The district contains a number of outstanding early Creole cottages, such as those at 1308 St. Claude Avenue and 1020-22 Treme Street, both dating from the 1830s. Larger scale townhouses can be found at 1301-1313 Gov. Nicholls, built in the 1840s. Treme saw continued development in the later 19th century, as the row of outstanding double shotgun cottages at 1201-1217 Ursulines, built in the 1890s, indicates.

Larger scale houses can also be found scattered throughout the area, including the nearly identical pair at 2003 and 2013 Dumaine Street. The most dominant house type in the district above North Claiborne is the late 19th century shotgun cottage. Perhaps the finest specimen is located 2017 St. Philip Street, with its spectacular ornamental millwork details.

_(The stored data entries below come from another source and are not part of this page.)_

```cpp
extern "C" int mstg_prof_enable(int on) {
    std::lock_guard<std::mutex> lk(mstg::g_prof_mu);
    if (on) mstg::prof_clear();
    mstg::g_prof_on = on != 0;
    return MSTG_OK;
}
extern "C" int mstg_prof_count(void) {
    std::lock_guard<std::mutex> lk(mstg::g_prof_mu);
    return (int)mstg::g_prof.size();
}
extern "C" int mstg_prof_get(int i, char* name, size_t name_cap, float* ms) {
    mstg::ProfRec r;
    {
        std::lock_guard<std::mutex> lk(mstg::g_prof_mu);
        if (i < 0 || i >= (int)mstg::g_prof.size() || !name || !ms || name_cap < 8) return mstg::fail_arg(MSTG_E_BADARG, "mstg_prof_get: bad index or buffer");
        r = mstg::g_prof[i];
    }
    hipError_t e = hipEventSynchronize(r.e1);
    if (e == hipSuccess) e = hipEventElapsedTime(ms, r.e0, r.e1);
    if (e != hipSuccess) return mstg::fail_launch(e, "mstg_prof_get");
    const char* mangled = hipKernelNameRefByPtr(r.fn, r.st);
    std::string nm = mangled ? mangled : "?";
    int status = 0;
    char* dem = mangled ? abi::__cxa_demangle(mangled, nullptr, nullptr, &status) : nullptr;
    if (dem && status == 0) nm = dem;
    free(dem);
    int depth = 0, cut = -1;
    for (int k = (int)nm.size() - 1; k >= 0; --k) {
        if (nm[k] == ')') ++depth;
        else if (nm[k] == '(' && --depth == 0) { cut = k; break; }
    }
    if (cut > 0) nm.resize(cut);
    if (nm.rfind("void ", 0) == 0) nm.erase(0, 5);
    if (nm.rfind("mstg::", 0) == 0) nm.erase(0, 6);
    snprintf(name, name_cap, "%s", nm.c_str());
    return MSTG_OK;
}
```

Measured before the change: 1715 images/sec.

## Add single-kernel per-plane instance norm fwd/bwd for small spatial sizes

Adds fused instance-norm forward and backward kernels for small planes (HW<=1024, leaky-ReLU, no residual, no batch stats). One workgroup owns an (image, 4-channel) plane, stages it in LDS, computes the ordered sums and then normalizes and applies the activation in the same launch. This replaces the multi-kernel partial-reduce/apply path, aiming to cut launch count and extra global traffic for the small, deep layers. The cost is that each block handles only 4 channels, so global loads are strided by C and occupancy is limited by LDS. The path is on by default and can be disabled with an env knob.

Result: no change. 1728 images/sec (median of 6 runs) (+0.7%).

```diff
diff --git a/multi-style-transfer-gan_amd/mstg_hip/csrc/common.h b/multi-style-transfer-gan_amd/mstg_hip/csrc/common.h
--- a/multi-style-transfer-gan_amd/mstg_hip/csrc/common.h
+++ b/multi-style-transfer-gan_amd/mstg_hip/csrc/common.h
@@ -47,7 +47,7 @@
     ENV_ATTN_BLK4, ENV_ATTN_BLK64, ENV_WGRAD_1X1, ENV_WGRAD_TS_MAXCH, ENV_WGRAD_PLAIN, ENV_WGRAD_OLD, ENV_NO_DPACK, ENV_IGEMM,
     ENV_STREAM, ENV_PF, ENV_WGLOB, ENV_HEAVY_PER_CU, ENV_DBG, ENV_DBG_LDS_KB, ENV_MS_WGRAD_PACKED, ENV_MS_FWD4, ENV_NO_PACK_CACHE,
     ENV_P32, ENV_P32_TH, ENV_P32_WLDS, ENV_P32_DBG, ENV_P32_OCC, ENV_ATTN_REG, ENV_NFW_ADAPT, ENV_BSUMS_ALL, ENV_ATTN_BIG32, ENV_NORM_WGS,
-    ENV_CONV_IMG, ENV_COUNT
+    ENV_CONV_IMG, ENV_NORM_PLANE, ENV_COUNT
 };
 const char* env_get(EnvKnob k);
 
diff --git a/multi-style-transfer-gan_amd/mstg_hip/csrc/norm.hip b/multi-style-transfer-gan_amd/mstg_hip/csrc/norm.hip
--- a/multi-style-transfer-gan_amd/mstg_hip/csrc/norm.hip
+++ b/multi-style-transfer-gan_amd/mstg_hip/csrc/norm.hip
@@ -327,6 +327,162 @@
     }
 }
 
+constexpr int PLANE_MAX_HW = 1024;
+
+static bool norm_plane_on() {
+    const char* e = env_get(ENV_NORM_PLANE);
+    return !(e && e[0] == '0');
+}
+static bool norm_plane_ok(const NormGeom& g, int act, int batch_stats, const float* residual) {
+    return norm_plane_on() && batch_stats == 0 && !residual && g.HW <= PLANE_MAX_HW && act == MSTG_ACT_LEAKY02 &&
+           g.split * (256 / (g.C / 4)) <= 256;
+}
+static int norm_plane_grid(int N, int C) { return 8 * (C / 4) * cdiv(N, 8); }
+
+__device__ __forceinline__ bool plane_owner(int N, int C4, int& n, int& q) {
+    const int b = blockIdx.x, k = b >> 3;
+    q = k % C4;
+    n = (k / C4) * 8 + (b & 7);
+    return n < N;
+}
+
+template <bool BWD>
+__device__ __forceinline__ void plane_ordered_sums(const f32x4* xs, const f32x4* gs, f32x4 K, const NormGeom& g, int rows, int act, float* red,
+                                                   float* part, f32x4& t1, f32x4& t2) {
+    const int tid = threadIdx.x;
+    if (tid < g.split * rows) {
+        const int sp = tid / rows, row = tid - sp * rows;
+        const int p0 = sp * g.chunk, p1 = min(g.HW, p0 + g.chunk);
+        f32x4 s1 = {0.f, 0.f, 0.f, 0.f}, s2 = {0.f, 0.f, 0.f, 0.f};
+        for (int p = p0 + row; p < p1; p += rows) {
+            if (!BWD) {
+                const f32x4 w = xs[p] - K;
+                s1 += w;
+                s2 += w * w;
+            } else {
+                const f32x4 xh = xs[p];
+                f32x4 gg = gs[p];
+#pragma unroll
+                for (int e = 0; e < 4; ++e) gg[e] *= act_grad(xh[e], act);
+                s1 += gg;
+                s2 += gg * xh;
+            }
+        }
+        *reinterpret_cast<f32x4*>(&red[tid * 8]) = s1;
+        *reinterpret_cast<f32x4*>(&red[tid * 8 + 4]) = s2;
+    }
+    __syncthreads();
+    if (tid < 8 * g.split) {
+        const int sp = tid >> 3, e = tid & 7;
+        float acc = 0.f;
+        for (int r = 0; r < rows; ++r) acc += red[(sp * rows + r) * 8 + e];
+        part[tid] = acc;
+    }
+    __syncthreads();
+    t1 = t2 = f32x4{0.f, 0.f, 0.f, 0.f};
+    for (int s = 0; s < g.split; ++s) {
+        t1 += *reinterpret_cast<const f32x4*>(&part[s * 8]);
+        t2 += *reinterpret_cast<const f32x4*>(&part[s * 8 + 4]);
+    }
+}
+
+template <int PX>
+__global__ __launch_bounds__(256) void norm_plane_fwd_kernel(const float* __restrict__ x, float* __restrict__ y, float* __restrict__ stats,
+                                                             NormGeom g, int act) {
+    __shared__ f32x4 xs[256 * PX];
+    __shared__ __attribute__((aligned(16))) float red[256 * 8];
+    __shared__ __attribute__((aligned(16))) float part[4 * 8];
+    const int C = g.C, HW = g.HW;
+    int n, q;
+    if (!plane_owner(g.N, C >> 2, n, q)) return;
+    const int tid = threadIdx.x;
+    const size_t base = (size_t)n * HW * C + 4 * q;
+    const f32x4 K = *reinterpret_cast<const f32x4*>(x + base);
+    f32x4 v[PX];
+#pragma unroll
+    for (int k = 0; k < PX; ++k) {
+        const int p = tid + 256 * k;
+        if (p < HW) {
+            v[k] = *reinterpret_cast<const f32x4*>(x + base + (size_t)p * C);
+            xs[p] = v[k];
+        }
+    }
+    __syncthreads();
+    f32x4 t1, t2;
+    plane_ordered_sums<false>(xs, nullptr, K, g, 256 / (C >> 2), act, red, part, t1, t2);
+    const float cnt = (float)HW;
+    f32x4 M, A;
+    const f32x4 B = {0.f, 0.f, 0.f, 0.f};
+#pragma unroll
+    for (int e = 0; e < 4; ++e) {
+        const float e1 = t1[e] / cnt;
+        float var = t2[e] / cnt - e1 * e1;
+        var = var > 0.f ? var : 0.f;
+        M[e] = K[e] + e1;
+        A[e] = rsqrtf(var + NORM_EPS);
+    }
+    if (tid == 0) {
+        float* st = stats + ((size_t)n * C + 4 * q) * 2;
+#pragma unroll
+        for (int e = 0; e < 4; ++e) { st[2 * e] = M[e]; st[2 * e + 1] = A[e]; }
+    }
+#pragma unroll
+    for (int k = 0; k < PX; ++k) {
+        const int p = tid + 256 * k;
+        if (p < HW) {
+            f32x4 w = (v[k] - M) * A + B;
+#pragma unroll
+            for (int e = 0; e < 4; ++e) w[e] = apply_act(w[e], act);
+            *reinterpret_cast<f32x4*>(y + base + (size_t)p * C) = w;
+        }
+    }
+}
+
+template <int PX>
+__global__ __launch_bounds__(256) void norm_plane_bwd_kernel(const float* __restrict__ x, const float* __restrict__ dy,
+                                                             const float* __restrict__ stats, float* __restrict__ dx, NormGeom g, int act) {
+    __shared__ f32x4 xs[256 * PX];
+    __shared__ f32x4 gs[256 * PX];
+    __shared__ __attribute__((aligned(16))) float red[256 * 8];
+    __shared__ __attribute__((aligned(16))) float part[4 * 8];
+    const int C = g.C, HW = g.HW;
+    int n, q;
+    if (!plane_owner(g.N, C >> 2, n, q)) return;
+    const int tid = threadIdx.x;
+    const size_t base = (size_t)n * HW * C + 4 * q;
+    const float* st = stats + ((size_t)n * C + 4 * q) * 2;
+    f32x4 mu, rs;
+    const f32x4 ga = {1.f, 1.f, 1.f, 1.f}, be = {0.f, 0.f, 0.f, 0.f};
+#pragma unroll
+    for (int e = 0; e < 4; ++e) { mu[e] = st[2 * e]; rs[e] = st[2 * e + 1]; }
+    f32x4 xh[PX], gv[PX];
+#pragma unroll
+    for (int k = 0; k < PX; ++k) {
+        const int p = tid + 256 * k;
+        if (p < HW) {
+            xh[k] = (*reinterpret_cast<const f32x4*>(x + base + (size_t)p * C) - mu) * rs;
+            gv[k] = *reinterpret_cast<const f32x4*>(dy + base + (size_t)p * C);
+            xs[p] = xh[k];
+            gs[p] = gv[k];
+        }
+    }
+    __syncthreads();
+    f32x4 t1, t2;
+    plane_ordered_sums<true>(xs, gs, mu, g, 256 / (C >> 2), act, red, part, t1, t2);
+    const float cnt = (float)HW;
+    const f32x4 m1 = t1 / cnt, m2 = t2 / cnt;
+#pragma unroll
+    for (int k = 0; k < PX; ++k) {
+        const int p = tid + 256 * k;
+        if (p < HW) {
+            f32x4 gg = gv[k];
+#pragma unroll
+            for (int e = 0; e < 4; ++e) gg[e] *= act_grad(xh[k][e] * ga[e] + be[e], act);
+            *reinterpret_cast<f32x4*>(dx + base + (size_t)p * C) = rs * ga * (gg - m1 - xh[k] * m2);
+        }
+    }
+}
+
 static int norm_check(int N, int HW, int C) {
     if (N <= 0 || HW <= 0 || C <= 0) return fail_arg(MSTG_E_BADARG, "norm: empty tensor");
     if (C % 4 || C > 1024) return fail_arg(MSTG_E_ALIGN, "norm: C must be a multiple of 4 and <= 1024");
@@ -353,6 +509,13 @@
     const NormGeom g = norm_geom(N, HW, C);
     if (workspace_bytes < mstg_norm_workspace_bytes(N, HW, C)) return fail_arg(MSTG_E_WORKSPACE, "norm_fwd: workspace too small");
     hipStream_t st = (hipStream_t)stream;
+    if (norm_plane_ok(g, act, batch_stats, residual)) {
+        const dim3 pgrid(norm_plane_grid(N, C));
+        if (HW <= 256) MSTG_LAUNCH(norm_plane_fwd_kernel<1>, pgrid, dim3(256), 0, st, x, y, stats, g, act);
+        else MSTG_LAUNCH(norm_plane_fwd_kernel<4>, pgrid, dim3(256), 0, st, x, y, stats, g, act);
+        MSTG_CHECK_LAUNCH("norm_plane_fwd_kernel");
+        return MSTG_OK;
+    }
     const int rows = 256 / (C / 4);
     dim3 grid(g.split, N);
     if (batch_stats != 2) {
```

After the mid 20th century, large scale development projects caused the destruction of residential and neighborhood uses in the district. At the Villere and St. Philip Street boundaries of the district, Armstrong Park, whose development began in the 1960s, occupies twelve former residential blocks of the original Faubourg Treme. As in the Esplanade Ridge Historic District, the construction in the 1960s of an elevated expressway on North Claiborne Avenue radically changed the scale, character and uses of this important neighborhood corridor.

The area of the district between North Claiborne Avenue and North Rampart Street is subject to the full control of the commission. The area above North Claiborne is subject only to control of demolition and demolition by neglect.